En el puerto, a la derecha de los edificios mencionados, se extiende un paisaje de grúas, de grandes camiones tráilers aparcados e hileras e hileras de contenedores de mercancías. Los colores rojo, azul y amarillo de esos contenedores, impregnados del matiz metálico de la chapa, parecen los propios de los libros miniados, los beatos medievales. Pero luego, al tomar en consideración otra vez ese paisaje ordenado, geométrico, me di cuenta de que no estaba mirando un libro miniado, sino una retícula de Torres-García, y de que el paisaje portuario es un homenaje a sus óleos rigurosamente estructurados, donde las líneas de las grúas trazan las paralelas verticales y los contenedores figuran las casillas de los signos elementales que él repetía cuadro tras cuadro a modo de abecedario jeroglífico: el barco, la estrella, la escalera, la casa, el pez, el ancla y a veces algunas palabras: départ, espoir, voyage, Europe, Amerique. Partida, esperanza, viaje... sugestivas, prometedoras palabras. Y no me extrañaría que si este paisaje técnico y marinero visto desde el jardín de los cactus recuerda tan vívidamente los cuadros del gran artista uruguayo fuese porque él lo sublimó en uno o varios cuadros, ya durante su estancia en Barcelona o más bien evocándola desde lejos, no sé si con desdén o con nostalgia doliente de malquerido.
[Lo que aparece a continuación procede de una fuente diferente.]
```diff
@@ -1139,16 +1142,19 @@
 }
 
 constexpr int DC_T = 256;
-constexpr int DC_GROUP = 8;
-
+
+__device__ __forceinline__ u64 funnel8(u64 lo, u64 hi, u32 sh) {
+    return sh ? (lo >> sh) | (hi << (64 - sh)) : lo;
+}
+
+template <u32 G>
 __global__ void __launch_bounds__(DC_T) dict_copy_k(const u32 *__restrict__ ord,
                                                     const u64 *__restrict__ doff, u64 d,
                                                     const DictArrays D, u32 strip_w, u64 total,
                                                     u8 *__restrict__ dict) {
-    const u32 li = threadIdx.x & (DC_GROUP - 1);
+    const u32 li = threadIdx.x & (G - 1);
     if (blockIdx.x == 0 && threadIdx.x == 0) dict[total] = (u8)PFP_END_OF_DICT;
-    for (u64 i = (u64)blockIdx.x * (DC_T / DC_GROUP) + (threadIdx.x / DC_GROUP); i < d;
-         i += (u64)gridDim.x * (DC_T / DC_GROUP)) {
+    for (u64 i = (u64)blockIdx.x * (DC_T / G) + (threadIdx.x / G); i < d; i += (u64)gridDim.x * (DC_T / G)) {
         const u32 u = ord[i];
         u32 skip, outlen;
         const uint4 mv = __ldg(reinterpret_cast<const uint4 *>(D.meta + u));
@@ -1157,22 +1163,31 @@
         const u64 *src64 = D.pool + off;
         const u8 *src = reinterpret_cast<const u8 *>(src64) + skip;
         u8 *dst = dict + doff[i];
-        u32 head = (u32)((8 - ((uintptr_t)dst & 7)) & 7);
+        u32 head = (u32)((16 - ((uintptr_t)dst & 15)) & 15);
         if (head > outlen) head = outlen;
-        if (li < head) dst[li] = src[li];
-        const u32 nbody = (outlen - head) >> 3;
-        u64 *dst64 = reinterpret_cast<u64 *>(dst + head);
-        for (u32 k = li; k < nbody; k += DC_GROUP) {
-            u32 so = skip + head + 8 * k;
-            u32 sh = (so & 7) * 8;
-            u64 w0 = __ldg(src64 + (so >> 3));
-            u64 v = w0;
-            if (sh) v = (w0 >> sh) | (__ldg(src64 + (so >> 3) + 1) << (64 - sh));
-            dst64[k] = v;
-        }
-        const u32 done = head + 8 * nbody;
-        if (li < outlen - done) dst[done + li] = src[done + li];
-        if (li == DC_GROUP - 1) dst[outlen] = (u8)PFP_END_OF_WORD;
+        const u32 nbody = (outlen - head) >> 4;
+        const u32 done = head + 16 * nbody;
+        const u32 sb = skip + head;
+        const u32 sh = (sb & 7) * 8;
+        const u64 *s8 = src64 + (sb >> 3);
+        ulonglong2 *dst16 = reinterpret_cast<ulonglong2 *>(dst + head);
+        for (u32 c = li; c < nbody; c += 2 * G) {
+            const u32 c2 = c + G;
+            const bool two = c2 < nbody;
+            const u64 a0 = __ldg(s8 + 2 * c), a1 = __ldg(s8 + 2 * c + 1);
+            const u64 a2 = sh ? __ldg(s8 + 2 * c + 2) : 0ull;
+            u64 b0 = 0, b1 = 0, b2 = 0;
+            if (two) {
+                b0 = __ldg(s8 + 2 * c2);
+                b1 = __ldg(s8 + 2 * c2 + 1);
+                if (sh) b2 = __ldg(s8 + 2 * c2 + 2);
+            }
+            dst16[c] = make_ulonglong2(funnel8(a0, a1, sh), funnel8(a1, a2, sh));
+            if (two) dst16[c2] = make_ulonglong2(funnel8(b0, b1, sh), funnel8(b1, b2, sh));
+        }
+        for (u32 b = li; b < head; b += G) dst[b] = src[b];
+        for (u32 b = done + li; b < outlen; b += G) dst[b] = src[b];
+        if (li == G - 1) dst[outlen] = (u8)PFP_END_OF_WORD;
     }
 }
 
@@ -1208,18 +1223,26 @@
         PFP_LAUNCHED(ctx);
         PFP_CUDA(ctx, cudaEventRecord(ctx->ev_aux1, ctx->aux_stream));
     }
-    PFP_TRY(pfp_exclusive_scan_u32_u64(ctx, dl, doff, d, &ctx->d_flags[1]));
-    PFP_CUDA(ctx, cudaMemcpyAsync(&ctx->h_flags[1], &ctx->d_flags[1], sizeof(u64),
-                                  cudaMemcpyDeviceToHost, ctx->stream));
-    PFP_CUDA(ctx, cudaStreamSynchronize(ctx->stream));
-    u64 total = ctx->h_flags[1];
+    u64 total = D.sum_len + d;
+    if (strip_w) {
+        PFP_TRY(pfp_exclusive_scan_u32_u64(ctx, dl, doff, d, &ctx->d_flags[1]));
+        PFP_CUDA(ctx, cudaMemcpyAsync(&ctx->h_flags[1], &ctx->d_flags[1], sizeof(u64),
+                                      cudaMemcpyDeviceToHost, ctx->stream));
+        PFP_CUDA(ctx, cudaStreamSynchronize(ctx->stream));
+        total = ctx->h_flags[1];
+    } else {
+        PFP_TRY(pfp_exclusive_scan_u32_u64(ctx, dl, doff, d, nullptr));
+    }
     *dict_bytes = total + 1;
     PFP_TRY(pfp_alloc_t(ctx, dict, (size_t)(total + 1), true));
-    u64 want = (d + (DC_T / DC_GROUP) - 1) / (DC_T / DC_GROUP);
-    u64 maxb = (u64)ctx->sm_count * 32;
+    const bool wide = d && D.sum_len / d > 128;
+    const u64 G = wide ? 8 : 4;
+    const u64 want = (d + (DC_T / G) - 1) / (DC_T / G);
+    const u64 maxb = (u64)ctx->sm_count * 32;
     u32 nb = (u32)(want < maxb ? want : maxb);
     if (nb == 0) nb = 1;
-    dict_copy_k<<<nb, DC_T, 0, ctx->stream>>>(order, doff, d, D, strip_w, total, *dict);
+    if (wide) dict_copy_k<8><<<nb, DC_T, 0, ctx->stream>>>(order, doff, d, D, strip_w, total, *dict);
+    else dict_copy_k<4><<<nb, DC_T, 0, ctx->stream>>>(order, doff, d, D, strip_w, total, *dict);
     PFP_LAUNCHED(ctx);
     if (side_remap) PFP_CUDA(ctx, cudaStreamWaitEvent(ctx->stream, ctx->ev_aux1, 0));
     PFP_TRY(pfp_free_now(ctx, rank_of_slot));
```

Porque es público y notorio que no le tratamos bien. Su estilo juvenil clasicista, dentro del espíritu noucentista, pasó de moda inmediatamente, las obras que realizó en Barcelona y sus alrededores fueron despreciadas y él tuvo que liar el petate y buscar el sustento y un clima más receptivo en París, y luego en Nueva York, antes de regresar a la casilla de salida. También en esas grandes capitales donde forjó su estilo inconfundible se le abrieron puertas y en seguida se le cerraron. Claro que debía de ser un hombre difícil, impuesto de una vocación magistral y doctrinaria que no a todos agradaba; capaz de visitar a Miró en su taller de París para explicarle cómo tenía que pintar: de forma estructurada, geométrica, manteniéndose dentro de los límites de una figuración esquemática. Miró, como es natural, se negó a abandonar su alfabeto para emplear el de Torres y someterse a sus "sermones enfermizos". Éste también acabó disgustado, y por parecidos motivos, con sus compañeros del grupo Cercle et Carré...
Sólo de vuelta en su Montevideo natal pudo encontrar estabilidad y reconocimiento, y ver satisfecha su vocación didáctica. Como abanderado del arte moderno en la América Latina ejerció inmensa, fecunda influencia en varias generaciones de pintores suramericanos. Alguna vez, al echar una mirada distraída al escaparate de cierta galería de la calle de Provença, me ha estremecido la sorpresa de un pequeño y magnífico torres-garcía pintado sobre una tabla de madera, una chapa de metal o un pedazo de cartón. Alguna vez entre los lienzos de una exposición colectiva en una galería atenta al arte americano me ha sorprendido un óleo cuya gama de colores y signos dispuestos en carriles y estantes proclama: "Torres-García fue mi maestro y no he podido librarme de él". En adelante tampoco me será posible ver el puerto desde Montjuïc sin recordarle.